The tour was commercially successful and the band managed to play in even bigger spaces, an improvement already seen on their previous world tour, as well presenting their first concert at the Wembley Arena and selling out theatre tickets for their theatre seated concerts in the Netherlands. The band also managed to play at several big festivals, like Download Festival, Bloodstock Open Air, and Wacken Open Air. A live album with footage from the Amsterdam concert was released later in 2014, under the name of Let Us Burn – Elements & Hydra Live in Concert.

Background
The tour was originally planned to start in January 2014, but then it was postponed to a month later, so the band could polish more the songs before releasing the album and also have more time to rehearsals for the following tour. After a period of radio and television appearances for acoustic performances and interviews, the band scheduled to embark officially on the tour. On 20 January, the band announced a try-out show for testing the songs live at the Effenaar, in Eindhoven (NL), to be held on 20 February, having the tickets sold out on the same day. The first official show happened on 26 February, in Helsinki, Finland, and the arena tour is going to pass primarily in Europe, abranging a few summer festivals. Due to great demand, several venues were changed to big ones in the purpose to comport more people. Due to the great reception of Hydra in the US, the band decided to tour again in North America, travelling from West to East coast and passing over twelve cities, being two in Canada and having some venues with sold out tickets, while on the last tour the band passed over only five cities. On 2 May, the band announced through their Facebook page that they were going to record the concert at the Heineken Music Hall, Amsterdam, in which happened on the same evening. The great part of the concert would late appear on the DVD Let Us Burn – Elements & Hydra Live in Concert together with some parts of the previous tour Elements 15th anniversary show. As the end of the European leg, the tour had an attendance of over 120.000 people. After the great reception of the previous albums on North America as well the North American leg of the Hydra World Tour, Nuclear Blast decided to release a together re-issue of both Enter and The Dance on 10 November 2014, to give the new listeners access to the band early material.

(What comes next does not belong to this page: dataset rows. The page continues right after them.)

template <bool kRoll>
__device__ __forceinline__ void links2_body(const JobBufs &jb, uint32_t tile0)
{
    const uint32_t tile = tile0 + blockIdx.x;
    extern __shared__ __align__(16) uint8_t smem[];
    constexpr uint32_t kKeys = kRoll ? 32768u : 65536u;
    uint16_t *head = reinterpret_cast<uint16_t *>(smem);
    uint16_t *lists = reinterpret_cast<uint16_t *>(smem + kKeys * 2);
    uint8_t *sd = smem + kKeys * 2 + kLinkTile * 2;
    uint16_t *run = reinterpret_cast<uint16_t *>(smem + kKeys * 2 + kLinkTile * 2 + kLinkTile + 64);
    __shared__ uint16_t c_base[32], c_total[32];
    const uint32_t *words = reinterpret_cast<const uint32_t *>(sd);
    const uint32_t tid = threadIdx.x, lane = tid & 31, warp = tid >> 5;
    const uint32_t N = jb.N, need = kRoll ? 3u : 4u, cap = kRoll ? jb.wsize - 1u : jb.wsize - kMinLookahead;
    const uint32_t ts = tile * kLinkTile;
    const uint32_t te = min(ts + kLinkTile, N);
    const uint32_t tv = N >= need ? min(te, N - need + 1) : ts;
    for (uint32_t i = tid; i < kKeys / 2; i += 1024) reinterpret_cast<uint32_t *>(head)[i] = 0;
    run[tid] = 0;
    {
        const uint4 *src = reinterpret_cast<const uint4 *>(jb.in + ts);
        uint4 *dst = reinterpret_cast<uint4 *>(sd);
        for (uint32_t i = tid; i < (te - ts + 16 + 15) / 16; i += 1024) dst[i] = src[i];
    }
    __syncthreads();
    const uint32_t nv = tv > ts ? tv - ts : 0;
    auto key_of = [&](uint32_t i) -> uint32_t { return kRoll ? hash_roll3(sd[i], sd[i + 1], sd[i + 2]) : hash_u32(lds_u32(words, i)); };
    uint16_t *myrun = run + warp * 32;
    for (uint32_t b = 0; b < 32; b++) {
        const uint32_t i = warp * 1024 + b * 32 + lane;
        const uint32_t key = i < nv ? key_of(i) : 0u;
        const uint32_t c = i < nv ? (key & 31u) : 32u;
        if (!kRoll && i < nv) jb.keys[ts + i] = (uint16_t)key;
        const uint32_t peers = __match_any_sync(0xffffffffu, c);
        if (c < 32u && (peers & ((1u << lane) - 1u)) == 0) myrun[c] += (uint16_t)__popc(peers);
        __syncwarp();
    }
    __syncthreads();
    if (warp == 0) {
        uint32_t tot = 0;
        for (uint32_t w = 0; w < 32; w++) { const uint32_t t = run[w * 32 + lane]; run[w * 32 + lane] = (uint16_t)tot; tot += t; }
        uint32_t incl = tot;
#pragma unroll
        for (int d = 1; d < 32; d <<= 1) { const uint32_t t = __shfl_up_sync(0xffffffffu, incl, d); if (lane >= (uint32_t)d) incl += t; }
        const uint32_t base = incl - tot;
        for (uint32_t w = 0; w < 32; w++) run[w * 32 + lane] += (uint16_t)base;
        c_base[lane] = (uint16_t)base;
        c_total[lane] = (uint16_t)tot;
    }
    __syncthreads();
    for (uint32_t b = 0; b < 32; b++) {
        const uint32_t i = warp * 1024 + b * 32 + lane;
        const uint32_t c = i < nv ? (key_of(i) & 31u) : 32u;
        const uint32_t peers = __match_any_sync(0xffffffffu, c);
        const uint32_t lower = peers & ((1u << lane) - 1u);
        if (c < 32u) {
            const uint32_t at = myrun[c];
            lists[at + __popc(lower)] = (uint16_t)i;
        }
        __syncwarp();
        if (c < 32u && lower == 0) myrun[c] += (uint16_t)__popc(peers);
        __syncwarp();
    }
    __syncthreads();
    {
        const uint32_t lb = c_base[warp], ln = c_total[warp];
        for (uint32_t k = 0; k < ln; k += 32) {
            const bool mine = k + lane < ln;
            const uint32_t m = __ballot_sync(0xffffffffu, mine);
            if (mine) {
                const uint32_t i = lists[lb + k + lane];
                const uint32_t key = key_of(i);
                const uint32_t peers = __match_any_sync(m, key);
                const uint32_t lower = peers & ((1u << lane) - 1u);
                const uint32_t pi = __shfl_sync(m, i, lower ? 31 - __clz(lower) : lane);
                const uint32_t pred = lower ? pi + 1 : head[key];
                uint32_t d = pred ? i + 1 - pred : kFirstFlag;
                if (pred && d > cap) d = 0;
                jb.L[ts + i] = (uint16_t)d;
                if ((peers >> lane) == 1u) head[key] = (uint16_t)(i + 1);
            }
            __syncwarp();
        }
    }
    for (uint32_t x = tv + tid; x < te; x += 1024) jb.L[x] = 0;
    __syncthreads();
    uint4 *out = reinterpret_cast<uint4 *>(jb.link_last + (size_t)tile * kKeys);
    const uint4 *hv = reinterpret_cast<const uint4 *>(head);
    for (uint32_t i = tid; i < kKeys * 2 / 16; i += 1024) out[i] = hv[i];
}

The band opted to focus on playing Hydra songs in its majority, being "Dog Days" the only one not played yet, and maintain their signature songs from previous releases, as Stand My Ground and Ice Queen, during great part of the presentations. As the album contains four invited vocalists, their part in the respective songs are played on tape as the videos are shown on the big screen, allowing these artists to appear somehow during the concerts, except for "Whole World is Watching" in which was played with guest vocalist Piotr Rogucki on Polish dates and was played only by den Adel in an acoustic version.

Theatre concerts
Right after the end of the arena concerts, the band announced via their website that on early 2015 they were going to embark on a new theatre tour  passing over Dutch cities and later one extra show in Luxembourg. The special leg of the tour came out differently from their previous theatre concerts in which the band used to present primarily acoustic renditions of their songs, with the Hydra seated leg featuring only a few acoustic versions and somewhat different renditions from them. The theatre leg ambientation was made sightly different from the common concerts to also present a visual spectacle in support of the music. The band made use of holographic projections to auxiliate the stage design and effect of some songs, such as a pre-recorded virtual orchestra playing on the stage and virtual holographic duets such as the one from den Adel and Anneke van Giersbergen during the presentation of "Somewhere".

Reception

The tour received generally positive reviews amongst critics.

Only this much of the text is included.